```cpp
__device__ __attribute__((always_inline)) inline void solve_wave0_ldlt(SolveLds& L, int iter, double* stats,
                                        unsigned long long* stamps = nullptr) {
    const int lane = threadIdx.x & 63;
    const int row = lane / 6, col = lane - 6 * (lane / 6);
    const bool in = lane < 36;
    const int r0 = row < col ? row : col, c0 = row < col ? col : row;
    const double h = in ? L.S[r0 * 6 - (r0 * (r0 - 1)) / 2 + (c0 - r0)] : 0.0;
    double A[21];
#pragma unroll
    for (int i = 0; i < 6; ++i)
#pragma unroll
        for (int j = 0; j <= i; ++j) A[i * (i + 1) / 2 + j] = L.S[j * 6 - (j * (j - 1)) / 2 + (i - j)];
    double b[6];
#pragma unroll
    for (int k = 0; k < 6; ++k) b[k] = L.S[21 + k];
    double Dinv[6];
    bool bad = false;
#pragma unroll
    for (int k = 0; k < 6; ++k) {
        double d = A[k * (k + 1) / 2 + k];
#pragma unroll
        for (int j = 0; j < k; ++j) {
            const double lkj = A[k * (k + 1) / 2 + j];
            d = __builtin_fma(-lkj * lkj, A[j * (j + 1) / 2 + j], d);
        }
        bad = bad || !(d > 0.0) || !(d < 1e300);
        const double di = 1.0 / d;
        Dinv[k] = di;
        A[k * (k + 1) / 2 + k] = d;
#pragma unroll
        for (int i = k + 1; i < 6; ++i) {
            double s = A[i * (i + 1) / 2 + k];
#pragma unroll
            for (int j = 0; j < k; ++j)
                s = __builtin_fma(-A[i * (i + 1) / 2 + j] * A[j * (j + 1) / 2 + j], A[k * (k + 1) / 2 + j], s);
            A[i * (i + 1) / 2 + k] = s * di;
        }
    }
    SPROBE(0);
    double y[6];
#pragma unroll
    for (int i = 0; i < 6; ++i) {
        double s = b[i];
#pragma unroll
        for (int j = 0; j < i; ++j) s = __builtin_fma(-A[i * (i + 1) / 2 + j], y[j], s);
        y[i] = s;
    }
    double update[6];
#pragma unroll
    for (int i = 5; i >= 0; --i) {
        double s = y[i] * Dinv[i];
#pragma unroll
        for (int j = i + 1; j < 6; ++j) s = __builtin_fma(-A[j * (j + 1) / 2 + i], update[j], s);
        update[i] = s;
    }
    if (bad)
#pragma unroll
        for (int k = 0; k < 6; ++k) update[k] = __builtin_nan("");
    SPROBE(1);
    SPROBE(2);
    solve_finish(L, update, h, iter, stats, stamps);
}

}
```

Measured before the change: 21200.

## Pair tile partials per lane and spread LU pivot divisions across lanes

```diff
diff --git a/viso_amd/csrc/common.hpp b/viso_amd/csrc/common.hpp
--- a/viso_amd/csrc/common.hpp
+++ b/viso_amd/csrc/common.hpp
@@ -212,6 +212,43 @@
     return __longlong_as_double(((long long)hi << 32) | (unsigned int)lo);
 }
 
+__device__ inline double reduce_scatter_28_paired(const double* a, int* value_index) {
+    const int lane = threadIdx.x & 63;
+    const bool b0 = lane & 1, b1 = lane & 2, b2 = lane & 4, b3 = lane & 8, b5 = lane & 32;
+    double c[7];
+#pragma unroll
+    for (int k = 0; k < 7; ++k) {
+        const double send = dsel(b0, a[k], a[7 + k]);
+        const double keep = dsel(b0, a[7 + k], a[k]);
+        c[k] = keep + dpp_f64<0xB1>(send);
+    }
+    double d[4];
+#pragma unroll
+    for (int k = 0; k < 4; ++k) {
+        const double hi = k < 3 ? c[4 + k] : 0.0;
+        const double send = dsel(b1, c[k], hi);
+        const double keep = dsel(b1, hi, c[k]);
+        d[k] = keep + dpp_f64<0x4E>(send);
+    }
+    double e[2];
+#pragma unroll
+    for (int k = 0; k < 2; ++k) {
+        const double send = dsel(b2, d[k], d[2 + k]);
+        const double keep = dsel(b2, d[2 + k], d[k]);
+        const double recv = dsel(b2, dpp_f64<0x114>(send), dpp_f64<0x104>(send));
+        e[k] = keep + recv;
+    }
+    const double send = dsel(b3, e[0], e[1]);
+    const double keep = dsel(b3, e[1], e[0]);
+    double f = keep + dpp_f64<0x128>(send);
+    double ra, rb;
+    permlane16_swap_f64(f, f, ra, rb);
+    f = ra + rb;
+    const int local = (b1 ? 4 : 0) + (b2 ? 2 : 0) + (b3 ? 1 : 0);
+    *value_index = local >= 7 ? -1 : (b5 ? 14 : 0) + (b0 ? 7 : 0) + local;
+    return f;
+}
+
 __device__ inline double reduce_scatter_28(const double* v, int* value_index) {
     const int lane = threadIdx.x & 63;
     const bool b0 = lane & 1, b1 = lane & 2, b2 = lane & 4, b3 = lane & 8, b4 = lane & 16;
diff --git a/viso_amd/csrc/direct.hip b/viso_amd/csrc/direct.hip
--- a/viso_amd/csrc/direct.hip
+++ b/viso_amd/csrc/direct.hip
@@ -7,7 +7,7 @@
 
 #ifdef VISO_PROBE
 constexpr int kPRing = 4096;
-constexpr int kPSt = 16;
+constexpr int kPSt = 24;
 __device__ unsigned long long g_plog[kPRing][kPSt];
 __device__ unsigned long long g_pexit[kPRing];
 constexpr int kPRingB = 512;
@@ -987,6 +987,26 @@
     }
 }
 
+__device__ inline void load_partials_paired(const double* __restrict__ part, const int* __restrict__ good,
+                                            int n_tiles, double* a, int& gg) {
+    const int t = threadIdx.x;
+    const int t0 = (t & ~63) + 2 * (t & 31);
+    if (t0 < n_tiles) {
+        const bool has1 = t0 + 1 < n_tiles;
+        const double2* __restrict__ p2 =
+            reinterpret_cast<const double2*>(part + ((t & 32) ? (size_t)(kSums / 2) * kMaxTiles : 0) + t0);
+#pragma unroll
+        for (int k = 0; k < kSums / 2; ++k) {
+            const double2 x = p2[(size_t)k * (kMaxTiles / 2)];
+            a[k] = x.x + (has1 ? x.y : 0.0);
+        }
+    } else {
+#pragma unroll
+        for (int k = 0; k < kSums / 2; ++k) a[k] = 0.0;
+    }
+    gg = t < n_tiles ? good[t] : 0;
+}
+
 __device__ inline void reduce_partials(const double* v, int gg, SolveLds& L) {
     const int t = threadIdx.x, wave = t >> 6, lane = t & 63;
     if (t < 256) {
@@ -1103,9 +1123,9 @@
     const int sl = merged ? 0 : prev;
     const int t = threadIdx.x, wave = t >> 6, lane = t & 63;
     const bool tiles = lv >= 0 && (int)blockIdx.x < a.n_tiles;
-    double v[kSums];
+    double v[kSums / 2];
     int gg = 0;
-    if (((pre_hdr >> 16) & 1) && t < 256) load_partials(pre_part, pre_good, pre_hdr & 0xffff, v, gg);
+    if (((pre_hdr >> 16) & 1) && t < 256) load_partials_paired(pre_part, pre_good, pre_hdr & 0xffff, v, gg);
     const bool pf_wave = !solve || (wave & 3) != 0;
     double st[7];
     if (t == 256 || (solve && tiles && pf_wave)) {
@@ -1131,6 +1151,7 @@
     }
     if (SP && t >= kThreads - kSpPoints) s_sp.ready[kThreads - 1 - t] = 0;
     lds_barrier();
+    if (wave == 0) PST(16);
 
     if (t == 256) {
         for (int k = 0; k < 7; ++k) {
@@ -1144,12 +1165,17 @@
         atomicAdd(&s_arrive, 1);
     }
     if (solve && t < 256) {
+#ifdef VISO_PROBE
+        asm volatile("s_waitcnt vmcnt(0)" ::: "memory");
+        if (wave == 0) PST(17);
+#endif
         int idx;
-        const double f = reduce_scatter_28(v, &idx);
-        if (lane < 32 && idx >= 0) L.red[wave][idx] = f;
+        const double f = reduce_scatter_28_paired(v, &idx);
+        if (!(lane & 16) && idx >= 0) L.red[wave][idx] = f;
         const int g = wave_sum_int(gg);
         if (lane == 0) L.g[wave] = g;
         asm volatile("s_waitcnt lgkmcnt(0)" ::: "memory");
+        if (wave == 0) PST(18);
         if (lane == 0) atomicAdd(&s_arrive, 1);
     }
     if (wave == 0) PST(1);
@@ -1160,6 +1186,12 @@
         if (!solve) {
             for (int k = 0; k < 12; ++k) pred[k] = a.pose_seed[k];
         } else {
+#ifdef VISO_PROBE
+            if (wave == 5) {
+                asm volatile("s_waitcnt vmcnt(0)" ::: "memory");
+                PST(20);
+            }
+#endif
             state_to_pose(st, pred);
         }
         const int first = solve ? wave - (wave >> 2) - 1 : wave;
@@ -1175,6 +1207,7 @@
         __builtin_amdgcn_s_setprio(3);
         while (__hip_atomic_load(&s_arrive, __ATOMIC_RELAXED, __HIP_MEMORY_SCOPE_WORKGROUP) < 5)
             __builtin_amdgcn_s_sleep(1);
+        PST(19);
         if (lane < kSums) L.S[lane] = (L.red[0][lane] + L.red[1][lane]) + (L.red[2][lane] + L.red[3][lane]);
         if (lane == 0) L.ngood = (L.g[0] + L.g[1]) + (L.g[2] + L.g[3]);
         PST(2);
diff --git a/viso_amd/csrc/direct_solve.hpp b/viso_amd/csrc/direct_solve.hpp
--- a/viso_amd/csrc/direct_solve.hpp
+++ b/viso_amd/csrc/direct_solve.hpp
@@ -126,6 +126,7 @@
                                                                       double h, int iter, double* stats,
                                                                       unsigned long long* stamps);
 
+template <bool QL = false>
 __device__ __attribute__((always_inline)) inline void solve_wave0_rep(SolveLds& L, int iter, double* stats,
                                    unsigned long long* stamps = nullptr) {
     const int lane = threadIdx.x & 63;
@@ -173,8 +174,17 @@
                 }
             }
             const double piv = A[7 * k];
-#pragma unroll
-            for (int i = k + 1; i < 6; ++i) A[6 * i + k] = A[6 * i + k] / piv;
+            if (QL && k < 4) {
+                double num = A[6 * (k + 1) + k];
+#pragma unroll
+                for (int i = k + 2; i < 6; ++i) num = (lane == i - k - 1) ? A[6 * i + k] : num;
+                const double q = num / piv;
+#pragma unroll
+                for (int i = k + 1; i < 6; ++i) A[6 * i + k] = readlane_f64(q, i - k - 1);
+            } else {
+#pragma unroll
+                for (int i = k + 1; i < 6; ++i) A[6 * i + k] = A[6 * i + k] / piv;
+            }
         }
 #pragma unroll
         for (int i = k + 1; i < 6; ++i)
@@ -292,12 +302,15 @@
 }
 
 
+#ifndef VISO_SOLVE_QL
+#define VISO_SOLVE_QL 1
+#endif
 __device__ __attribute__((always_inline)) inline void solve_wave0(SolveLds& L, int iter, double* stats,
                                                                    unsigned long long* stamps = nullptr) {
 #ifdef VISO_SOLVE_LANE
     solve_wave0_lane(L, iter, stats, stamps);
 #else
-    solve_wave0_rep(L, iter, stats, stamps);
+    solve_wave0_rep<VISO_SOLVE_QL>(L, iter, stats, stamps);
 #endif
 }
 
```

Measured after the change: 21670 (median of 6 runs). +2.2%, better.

---*---

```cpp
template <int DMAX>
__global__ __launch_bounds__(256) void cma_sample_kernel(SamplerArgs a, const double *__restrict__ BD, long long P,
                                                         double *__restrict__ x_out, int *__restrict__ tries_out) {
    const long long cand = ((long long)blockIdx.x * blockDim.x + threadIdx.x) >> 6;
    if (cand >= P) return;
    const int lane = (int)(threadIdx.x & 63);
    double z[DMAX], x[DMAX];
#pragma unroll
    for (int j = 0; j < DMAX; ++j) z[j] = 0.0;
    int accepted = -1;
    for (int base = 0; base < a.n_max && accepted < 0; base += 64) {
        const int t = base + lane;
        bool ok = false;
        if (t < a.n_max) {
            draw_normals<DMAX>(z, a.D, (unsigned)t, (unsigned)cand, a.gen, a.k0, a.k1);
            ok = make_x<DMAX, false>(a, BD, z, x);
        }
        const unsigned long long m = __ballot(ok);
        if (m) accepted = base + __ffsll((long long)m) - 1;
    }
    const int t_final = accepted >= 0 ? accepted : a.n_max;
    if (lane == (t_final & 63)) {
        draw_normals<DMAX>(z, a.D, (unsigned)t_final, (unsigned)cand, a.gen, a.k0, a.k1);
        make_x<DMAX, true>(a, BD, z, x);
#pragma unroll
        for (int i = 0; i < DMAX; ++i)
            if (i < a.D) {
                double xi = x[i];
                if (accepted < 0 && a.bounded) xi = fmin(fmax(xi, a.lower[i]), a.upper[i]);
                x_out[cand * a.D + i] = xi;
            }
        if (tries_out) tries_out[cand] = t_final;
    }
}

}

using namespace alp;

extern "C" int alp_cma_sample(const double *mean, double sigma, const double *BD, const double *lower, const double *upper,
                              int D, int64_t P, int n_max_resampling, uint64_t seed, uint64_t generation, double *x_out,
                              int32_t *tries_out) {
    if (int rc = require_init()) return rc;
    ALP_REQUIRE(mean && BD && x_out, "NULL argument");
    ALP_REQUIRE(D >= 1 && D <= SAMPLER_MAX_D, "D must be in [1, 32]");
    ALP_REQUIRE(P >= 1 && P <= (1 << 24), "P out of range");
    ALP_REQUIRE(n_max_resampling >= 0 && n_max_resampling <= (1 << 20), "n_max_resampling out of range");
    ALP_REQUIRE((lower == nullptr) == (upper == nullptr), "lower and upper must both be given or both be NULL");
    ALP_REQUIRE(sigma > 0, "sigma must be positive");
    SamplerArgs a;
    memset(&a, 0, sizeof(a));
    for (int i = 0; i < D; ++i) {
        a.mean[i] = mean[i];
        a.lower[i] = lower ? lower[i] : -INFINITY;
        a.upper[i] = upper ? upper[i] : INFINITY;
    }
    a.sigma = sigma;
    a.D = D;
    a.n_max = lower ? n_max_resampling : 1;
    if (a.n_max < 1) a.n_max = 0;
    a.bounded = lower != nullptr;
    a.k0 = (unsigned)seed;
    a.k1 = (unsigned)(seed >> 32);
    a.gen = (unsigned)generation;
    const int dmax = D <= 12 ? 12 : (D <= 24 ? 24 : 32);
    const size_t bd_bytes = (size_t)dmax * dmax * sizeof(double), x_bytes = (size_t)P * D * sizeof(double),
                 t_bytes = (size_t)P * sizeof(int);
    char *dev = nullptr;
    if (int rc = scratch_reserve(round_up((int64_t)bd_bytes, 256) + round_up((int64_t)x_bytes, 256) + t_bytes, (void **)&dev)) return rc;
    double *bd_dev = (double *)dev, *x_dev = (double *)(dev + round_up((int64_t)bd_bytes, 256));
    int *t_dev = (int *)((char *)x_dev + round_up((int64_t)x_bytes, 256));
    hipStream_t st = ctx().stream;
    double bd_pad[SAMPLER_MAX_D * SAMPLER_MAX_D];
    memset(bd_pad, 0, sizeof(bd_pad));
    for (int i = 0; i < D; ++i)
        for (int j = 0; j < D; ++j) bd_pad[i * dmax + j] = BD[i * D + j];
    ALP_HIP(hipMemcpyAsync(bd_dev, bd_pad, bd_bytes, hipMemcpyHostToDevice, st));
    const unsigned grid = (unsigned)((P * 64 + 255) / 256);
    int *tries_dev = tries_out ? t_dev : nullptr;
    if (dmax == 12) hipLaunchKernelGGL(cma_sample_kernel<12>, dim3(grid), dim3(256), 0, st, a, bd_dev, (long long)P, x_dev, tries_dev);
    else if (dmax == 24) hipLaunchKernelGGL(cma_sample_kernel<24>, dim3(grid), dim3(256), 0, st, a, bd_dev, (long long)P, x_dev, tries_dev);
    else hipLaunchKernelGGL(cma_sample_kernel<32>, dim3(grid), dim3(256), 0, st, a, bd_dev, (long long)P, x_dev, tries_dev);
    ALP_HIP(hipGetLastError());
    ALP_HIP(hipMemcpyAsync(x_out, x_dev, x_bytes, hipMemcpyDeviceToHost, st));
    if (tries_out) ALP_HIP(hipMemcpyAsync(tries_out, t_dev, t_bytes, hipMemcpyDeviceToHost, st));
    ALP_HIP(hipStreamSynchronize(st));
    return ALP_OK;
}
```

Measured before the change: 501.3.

---*---

**Task description**
Look through the material and copy each line that has "ifdef".

**Response for this exercise**
 #ifdef VISO_PROBE
+#ifdef VISO_PROBE
+#ifdef VISO_PROBE
 #ifdef VISO_SOLVE_LANE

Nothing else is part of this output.